### TASK ITEM
Once the lines below holding the string "nbytes" are counted, give that number alone.

### DATASET ENTRIES
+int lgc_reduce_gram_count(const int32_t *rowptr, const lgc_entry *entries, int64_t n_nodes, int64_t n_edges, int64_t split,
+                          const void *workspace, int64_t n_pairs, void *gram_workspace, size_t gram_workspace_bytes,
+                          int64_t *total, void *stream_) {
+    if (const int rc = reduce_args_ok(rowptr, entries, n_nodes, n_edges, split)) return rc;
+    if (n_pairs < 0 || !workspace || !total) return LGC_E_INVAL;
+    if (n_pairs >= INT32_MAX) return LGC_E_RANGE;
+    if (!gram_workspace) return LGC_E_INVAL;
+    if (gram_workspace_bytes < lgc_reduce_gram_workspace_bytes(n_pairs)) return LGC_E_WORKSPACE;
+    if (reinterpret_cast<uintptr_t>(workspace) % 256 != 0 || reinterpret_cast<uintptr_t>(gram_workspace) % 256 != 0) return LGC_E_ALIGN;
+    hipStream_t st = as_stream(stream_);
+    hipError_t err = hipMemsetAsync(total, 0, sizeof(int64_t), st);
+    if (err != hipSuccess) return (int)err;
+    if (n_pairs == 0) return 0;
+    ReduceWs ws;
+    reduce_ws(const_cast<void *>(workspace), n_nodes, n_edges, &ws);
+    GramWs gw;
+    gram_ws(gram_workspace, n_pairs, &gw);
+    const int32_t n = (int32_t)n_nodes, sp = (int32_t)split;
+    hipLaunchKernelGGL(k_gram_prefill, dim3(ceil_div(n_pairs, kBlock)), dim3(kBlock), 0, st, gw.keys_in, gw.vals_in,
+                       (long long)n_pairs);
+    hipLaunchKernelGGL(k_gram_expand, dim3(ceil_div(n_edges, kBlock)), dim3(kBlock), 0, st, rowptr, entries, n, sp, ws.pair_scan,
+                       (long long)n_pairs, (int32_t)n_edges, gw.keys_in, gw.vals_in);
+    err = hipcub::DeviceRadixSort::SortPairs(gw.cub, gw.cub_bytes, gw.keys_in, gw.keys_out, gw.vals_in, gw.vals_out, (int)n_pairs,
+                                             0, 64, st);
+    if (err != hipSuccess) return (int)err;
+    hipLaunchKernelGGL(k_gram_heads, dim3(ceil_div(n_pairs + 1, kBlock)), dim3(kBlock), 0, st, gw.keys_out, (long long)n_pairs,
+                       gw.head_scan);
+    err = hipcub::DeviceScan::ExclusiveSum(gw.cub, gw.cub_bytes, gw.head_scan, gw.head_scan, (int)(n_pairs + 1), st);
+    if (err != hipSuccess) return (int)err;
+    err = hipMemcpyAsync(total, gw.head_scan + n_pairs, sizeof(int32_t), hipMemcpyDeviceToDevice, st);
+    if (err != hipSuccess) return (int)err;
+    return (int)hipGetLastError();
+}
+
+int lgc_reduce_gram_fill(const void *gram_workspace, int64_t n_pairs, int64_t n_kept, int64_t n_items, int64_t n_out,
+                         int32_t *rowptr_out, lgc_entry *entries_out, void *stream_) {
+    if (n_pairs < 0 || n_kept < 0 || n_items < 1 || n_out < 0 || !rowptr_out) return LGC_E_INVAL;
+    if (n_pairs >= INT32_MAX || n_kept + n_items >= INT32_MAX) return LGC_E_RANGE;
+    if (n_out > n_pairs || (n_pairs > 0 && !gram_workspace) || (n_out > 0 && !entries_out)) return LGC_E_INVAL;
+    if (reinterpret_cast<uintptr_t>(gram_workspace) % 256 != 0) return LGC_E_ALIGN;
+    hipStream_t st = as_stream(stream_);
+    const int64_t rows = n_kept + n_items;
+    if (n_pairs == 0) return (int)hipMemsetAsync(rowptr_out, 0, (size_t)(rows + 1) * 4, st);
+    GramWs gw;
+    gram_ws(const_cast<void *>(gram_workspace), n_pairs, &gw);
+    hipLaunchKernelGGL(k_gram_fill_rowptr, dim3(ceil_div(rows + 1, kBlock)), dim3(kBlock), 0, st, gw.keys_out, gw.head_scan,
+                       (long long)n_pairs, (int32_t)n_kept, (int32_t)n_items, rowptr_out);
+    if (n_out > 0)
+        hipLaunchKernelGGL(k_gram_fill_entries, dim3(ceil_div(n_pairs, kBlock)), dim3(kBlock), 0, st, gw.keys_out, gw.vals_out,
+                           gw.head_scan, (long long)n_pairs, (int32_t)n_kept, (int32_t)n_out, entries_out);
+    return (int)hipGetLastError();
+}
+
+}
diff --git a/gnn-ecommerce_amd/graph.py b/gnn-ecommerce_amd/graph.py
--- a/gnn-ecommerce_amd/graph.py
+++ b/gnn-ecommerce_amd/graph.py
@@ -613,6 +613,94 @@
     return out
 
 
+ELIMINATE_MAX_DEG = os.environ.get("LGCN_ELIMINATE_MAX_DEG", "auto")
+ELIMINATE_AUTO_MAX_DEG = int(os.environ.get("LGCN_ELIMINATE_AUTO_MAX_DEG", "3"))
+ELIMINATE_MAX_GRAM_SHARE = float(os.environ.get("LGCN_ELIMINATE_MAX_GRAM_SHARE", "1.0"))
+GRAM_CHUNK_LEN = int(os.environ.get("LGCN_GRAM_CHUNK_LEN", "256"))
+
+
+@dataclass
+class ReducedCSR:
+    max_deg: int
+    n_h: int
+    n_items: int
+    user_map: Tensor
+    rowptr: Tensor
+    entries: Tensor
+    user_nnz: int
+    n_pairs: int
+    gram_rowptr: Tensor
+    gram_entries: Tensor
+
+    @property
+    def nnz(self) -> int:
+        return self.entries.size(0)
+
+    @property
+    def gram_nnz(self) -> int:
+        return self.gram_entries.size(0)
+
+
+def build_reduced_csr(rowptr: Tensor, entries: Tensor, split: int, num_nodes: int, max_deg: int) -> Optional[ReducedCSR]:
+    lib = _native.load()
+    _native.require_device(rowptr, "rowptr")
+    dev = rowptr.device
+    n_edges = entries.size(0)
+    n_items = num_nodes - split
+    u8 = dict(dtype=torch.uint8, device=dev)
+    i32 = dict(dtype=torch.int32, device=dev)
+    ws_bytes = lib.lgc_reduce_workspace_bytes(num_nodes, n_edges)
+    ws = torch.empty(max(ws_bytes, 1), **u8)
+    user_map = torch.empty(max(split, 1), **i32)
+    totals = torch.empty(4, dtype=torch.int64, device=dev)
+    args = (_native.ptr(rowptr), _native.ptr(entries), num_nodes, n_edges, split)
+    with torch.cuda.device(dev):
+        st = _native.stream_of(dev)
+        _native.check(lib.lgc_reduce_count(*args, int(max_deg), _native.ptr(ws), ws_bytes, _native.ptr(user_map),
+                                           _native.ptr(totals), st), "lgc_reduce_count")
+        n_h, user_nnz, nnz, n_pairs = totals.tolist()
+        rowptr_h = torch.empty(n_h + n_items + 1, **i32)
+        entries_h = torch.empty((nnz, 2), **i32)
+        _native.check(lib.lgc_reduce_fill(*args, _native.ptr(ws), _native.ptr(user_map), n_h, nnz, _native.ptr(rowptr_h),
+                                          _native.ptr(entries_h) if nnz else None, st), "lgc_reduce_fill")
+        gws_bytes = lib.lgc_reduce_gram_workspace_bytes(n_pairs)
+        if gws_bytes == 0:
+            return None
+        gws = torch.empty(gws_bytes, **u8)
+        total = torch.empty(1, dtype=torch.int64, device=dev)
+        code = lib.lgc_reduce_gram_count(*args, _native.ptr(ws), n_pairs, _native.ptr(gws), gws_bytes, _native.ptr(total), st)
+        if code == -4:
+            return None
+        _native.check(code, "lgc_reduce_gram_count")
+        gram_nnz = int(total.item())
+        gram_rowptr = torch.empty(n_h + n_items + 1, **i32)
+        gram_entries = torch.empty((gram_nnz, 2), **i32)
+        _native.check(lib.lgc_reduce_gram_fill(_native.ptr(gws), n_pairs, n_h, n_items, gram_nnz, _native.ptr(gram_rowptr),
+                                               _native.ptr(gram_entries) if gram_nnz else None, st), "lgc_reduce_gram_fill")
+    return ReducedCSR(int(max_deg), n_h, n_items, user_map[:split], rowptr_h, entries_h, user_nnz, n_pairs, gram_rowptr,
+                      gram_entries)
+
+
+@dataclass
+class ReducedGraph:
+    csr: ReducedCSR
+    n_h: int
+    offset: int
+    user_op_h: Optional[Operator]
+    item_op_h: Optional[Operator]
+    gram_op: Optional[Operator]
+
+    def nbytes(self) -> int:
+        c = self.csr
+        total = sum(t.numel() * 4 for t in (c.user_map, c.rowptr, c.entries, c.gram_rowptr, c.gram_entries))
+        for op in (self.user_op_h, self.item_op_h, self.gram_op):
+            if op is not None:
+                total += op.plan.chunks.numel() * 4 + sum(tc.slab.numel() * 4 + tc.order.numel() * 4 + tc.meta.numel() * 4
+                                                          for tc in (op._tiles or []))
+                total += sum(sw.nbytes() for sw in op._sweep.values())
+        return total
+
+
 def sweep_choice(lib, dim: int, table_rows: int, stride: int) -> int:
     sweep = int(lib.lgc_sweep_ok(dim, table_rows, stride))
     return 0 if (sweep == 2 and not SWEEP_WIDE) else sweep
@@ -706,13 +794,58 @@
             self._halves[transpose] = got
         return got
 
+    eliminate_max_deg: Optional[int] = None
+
--
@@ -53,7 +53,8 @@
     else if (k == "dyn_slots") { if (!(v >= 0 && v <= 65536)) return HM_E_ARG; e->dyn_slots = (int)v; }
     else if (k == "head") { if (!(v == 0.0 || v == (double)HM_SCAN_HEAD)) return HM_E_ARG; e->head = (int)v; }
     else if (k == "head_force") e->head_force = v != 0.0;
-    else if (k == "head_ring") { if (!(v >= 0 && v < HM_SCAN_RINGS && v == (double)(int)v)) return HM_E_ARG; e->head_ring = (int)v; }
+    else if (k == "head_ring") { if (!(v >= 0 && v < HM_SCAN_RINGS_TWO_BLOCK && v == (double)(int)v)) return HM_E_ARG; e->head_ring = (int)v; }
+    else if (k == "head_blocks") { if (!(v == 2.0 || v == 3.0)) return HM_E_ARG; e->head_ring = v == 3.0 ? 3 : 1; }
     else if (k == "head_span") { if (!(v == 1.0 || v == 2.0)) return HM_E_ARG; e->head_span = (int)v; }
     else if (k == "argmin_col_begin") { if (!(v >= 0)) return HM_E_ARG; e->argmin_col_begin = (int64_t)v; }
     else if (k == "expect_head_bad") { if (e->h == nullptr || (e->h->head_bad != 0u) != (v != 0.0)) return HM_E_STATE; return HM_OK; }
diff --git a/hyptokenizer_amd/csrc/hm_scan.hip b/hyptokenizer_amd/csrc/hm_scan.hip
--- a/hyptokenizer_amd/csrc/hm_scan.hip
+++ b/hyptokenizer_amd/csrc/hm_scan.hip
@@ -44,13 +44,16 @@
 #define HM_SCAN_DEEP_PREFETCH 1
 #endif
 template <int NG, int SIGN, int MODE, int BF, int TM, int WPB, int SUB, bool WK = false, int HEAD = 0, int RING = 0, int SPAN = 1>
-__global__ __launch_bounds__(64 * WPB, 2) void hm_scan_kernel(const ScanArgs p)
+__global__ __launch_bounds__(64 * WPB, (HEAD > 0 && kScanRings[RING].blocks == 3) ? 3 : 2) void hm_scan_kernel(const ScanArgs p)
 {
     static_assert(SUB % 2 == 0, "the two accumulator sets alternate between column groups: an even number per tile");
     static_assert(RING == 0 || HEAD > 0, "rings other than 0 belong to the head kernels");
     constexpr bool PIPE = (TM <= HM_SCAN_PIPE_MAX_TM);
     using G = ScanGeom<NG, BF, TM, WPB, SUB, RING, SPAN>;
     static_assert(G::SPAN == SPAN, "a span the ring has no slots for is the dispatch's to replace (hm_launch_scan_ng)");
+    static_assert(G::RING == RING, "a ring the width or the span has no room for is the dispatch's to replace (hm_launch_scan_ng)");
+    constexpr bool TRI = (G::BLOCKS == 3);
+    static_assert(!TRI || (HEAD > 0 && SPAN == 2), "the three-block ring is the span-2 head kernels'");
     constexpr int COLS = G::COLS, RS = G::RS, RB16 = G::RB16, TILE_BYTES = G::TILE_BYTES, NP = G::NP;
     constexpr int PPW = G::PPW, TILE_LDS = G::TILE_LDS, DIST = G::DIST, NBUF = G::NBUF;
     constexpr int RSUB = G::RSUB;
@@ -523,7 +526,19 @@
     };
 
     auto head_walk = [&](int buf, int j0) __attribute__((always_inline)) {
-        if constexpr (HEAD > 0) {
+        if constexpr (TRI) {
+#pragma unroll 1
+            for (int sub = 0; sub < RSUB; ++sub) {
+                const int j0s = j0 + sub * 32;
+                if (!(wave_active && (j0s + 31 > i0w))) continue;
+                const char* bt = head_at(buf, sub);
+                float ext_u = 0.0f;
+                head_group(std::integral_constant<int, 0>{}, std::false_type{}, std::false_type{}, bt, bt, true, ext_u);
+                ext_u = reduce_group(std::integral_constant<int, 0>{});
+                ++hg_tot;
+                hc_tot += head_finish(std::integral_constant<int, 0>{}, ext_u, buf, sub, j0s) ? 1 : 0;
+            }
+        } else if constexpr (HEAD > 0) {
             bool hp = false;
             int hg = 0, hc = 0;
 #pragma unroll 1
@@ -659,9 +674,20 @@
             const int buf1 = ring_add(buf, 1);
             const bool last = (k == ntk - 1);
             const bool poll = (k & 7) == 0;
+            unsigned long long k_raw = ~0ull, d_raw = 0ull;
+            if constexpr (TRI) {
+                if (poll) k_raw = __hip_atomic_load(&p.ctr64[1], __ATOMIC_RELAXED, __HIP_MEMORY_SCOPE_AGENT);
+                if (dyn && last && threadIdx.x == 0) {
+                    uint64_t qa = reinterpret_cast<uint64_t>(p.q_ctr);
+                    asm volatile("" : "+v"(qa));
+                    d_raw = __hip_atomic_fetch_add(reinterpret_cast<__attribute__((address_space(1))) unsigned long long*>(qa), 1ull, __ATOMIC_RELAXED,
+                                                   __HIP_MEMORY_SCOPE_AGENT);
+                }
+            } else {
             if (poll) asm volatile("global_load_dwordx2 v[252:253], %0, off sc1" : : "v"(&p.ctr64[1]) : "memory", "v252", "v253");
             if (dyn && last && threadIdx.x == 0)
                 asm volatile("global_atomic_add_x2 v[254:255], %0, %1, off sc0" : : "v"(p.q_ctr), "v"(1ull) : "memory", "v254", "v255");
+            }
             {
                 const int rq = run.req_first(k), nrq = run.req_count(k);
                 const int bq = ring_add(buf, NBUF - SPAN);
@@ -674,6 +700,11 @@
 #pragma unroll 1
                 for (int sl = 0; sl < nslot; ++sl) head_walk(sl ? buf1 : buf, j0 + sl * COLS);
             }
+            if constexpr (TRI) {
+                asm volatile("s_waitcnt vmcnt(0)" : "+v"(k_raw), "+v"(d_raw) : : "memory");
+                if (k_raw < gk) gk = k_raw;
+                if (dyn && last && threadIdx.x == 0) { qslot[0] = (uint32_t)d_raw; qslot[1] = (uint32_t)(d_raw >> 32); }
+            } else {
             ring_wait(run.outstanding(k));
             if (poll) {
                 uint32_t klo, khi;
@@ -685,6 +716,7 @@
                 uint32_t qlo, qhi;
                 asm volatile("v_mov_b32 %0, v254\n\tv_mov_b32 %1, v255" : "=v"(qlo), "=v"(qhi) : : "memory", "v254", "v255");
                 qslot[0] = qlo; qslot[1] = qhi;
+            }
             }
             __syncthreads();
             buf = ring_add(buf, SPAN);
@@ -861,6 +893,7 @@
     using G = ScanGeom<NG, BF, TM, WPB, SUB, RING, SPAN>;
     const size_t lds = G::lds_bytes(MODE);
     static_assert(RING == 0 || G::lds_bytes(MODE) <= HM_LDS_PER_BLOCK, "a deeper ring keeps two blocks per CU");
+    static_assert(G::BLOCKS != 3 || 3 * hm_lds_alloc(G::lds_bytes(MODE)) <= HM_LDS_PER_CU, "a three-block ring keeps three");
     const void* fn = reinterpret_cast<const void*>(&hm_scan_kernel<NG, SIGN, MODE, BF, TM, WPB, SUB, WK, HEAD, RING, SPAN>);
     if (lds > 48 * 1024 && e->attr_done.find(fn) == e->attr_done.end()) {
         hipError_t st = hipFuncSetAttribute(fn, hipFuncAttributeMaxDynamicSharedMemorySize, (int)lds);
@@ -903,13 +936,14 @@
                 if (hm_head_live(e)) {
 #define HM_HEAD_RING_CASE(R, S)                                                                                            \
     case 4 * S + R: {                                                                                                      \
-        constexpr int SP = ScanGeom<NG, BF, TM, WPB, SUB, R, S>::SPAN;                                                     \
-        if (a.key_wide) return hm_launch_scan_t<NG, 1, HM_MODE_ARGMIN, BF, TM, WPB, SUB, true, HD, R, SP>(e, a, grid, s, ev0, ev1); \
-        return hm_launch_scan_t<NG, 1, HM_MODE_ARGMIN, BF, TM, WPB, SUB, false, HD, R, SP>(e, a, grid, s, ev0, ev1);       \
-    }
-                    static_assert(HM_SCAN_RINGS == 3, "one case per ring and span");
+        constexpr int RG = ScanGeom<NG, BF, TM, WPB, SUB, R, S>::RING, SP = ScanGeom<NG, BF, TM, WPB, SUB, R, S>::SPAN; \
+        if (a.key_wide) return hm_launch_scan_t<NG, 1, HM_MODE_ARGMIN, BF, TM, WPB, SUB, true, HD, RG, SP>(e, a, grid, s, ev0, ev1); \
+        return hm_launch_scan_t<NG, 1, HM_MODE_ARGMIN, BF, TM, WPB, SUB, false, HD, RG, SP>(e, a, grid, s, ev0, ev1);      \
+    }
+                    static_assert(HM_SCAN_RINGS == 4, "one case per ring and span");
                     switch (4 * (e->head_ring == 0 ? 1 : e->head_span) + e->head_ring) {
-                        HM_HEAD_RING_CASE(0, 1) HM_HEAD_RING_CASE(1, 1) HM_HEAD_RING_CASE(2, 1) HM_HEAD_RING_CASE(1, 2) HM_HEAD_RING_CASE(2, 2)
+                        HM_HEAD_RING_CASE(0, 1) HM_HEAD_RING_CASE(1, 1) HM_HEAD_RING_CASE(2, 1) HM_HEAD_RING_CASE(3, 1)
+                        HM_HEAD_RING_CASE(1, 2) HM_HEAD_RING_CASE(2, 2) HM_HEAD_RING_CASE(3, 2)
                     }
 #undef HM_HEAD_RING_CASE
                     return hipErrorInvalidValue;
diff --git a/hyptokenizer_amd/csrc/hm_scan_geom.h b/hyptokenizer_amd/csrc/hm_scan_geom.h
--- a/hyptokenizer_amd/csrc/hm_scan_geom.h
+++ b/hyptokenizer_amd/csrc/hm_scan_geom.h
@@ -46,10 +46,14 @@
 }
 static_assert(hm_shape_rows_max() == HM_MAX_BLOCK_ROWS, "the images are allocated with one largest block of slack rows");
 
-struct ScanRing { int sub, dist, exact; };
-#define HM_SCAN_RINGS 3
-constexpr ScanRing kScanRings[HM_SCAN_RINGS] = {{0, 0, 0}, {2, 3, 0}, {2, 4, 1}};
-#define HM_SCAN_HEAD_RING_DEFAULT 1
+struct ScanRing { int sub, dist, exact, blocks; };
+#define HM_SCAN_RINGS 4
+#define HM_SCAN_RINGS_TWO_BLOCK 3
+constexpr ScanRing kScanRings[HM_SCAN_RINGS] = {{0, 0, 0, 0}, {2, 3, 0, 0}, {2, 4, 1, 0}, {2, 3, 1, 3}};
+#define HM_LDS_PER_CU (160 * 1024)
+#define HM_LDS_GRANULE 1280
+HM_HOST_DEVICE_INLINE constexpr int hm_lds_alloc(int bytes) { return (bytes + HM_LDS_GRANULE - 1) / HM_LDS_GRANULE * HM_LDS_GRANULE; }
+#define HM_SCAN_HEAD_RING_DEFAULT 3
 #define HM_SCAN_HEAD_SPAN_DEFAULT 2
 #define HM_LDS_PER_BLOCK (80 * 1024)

### EXPECTED OUTPUT
2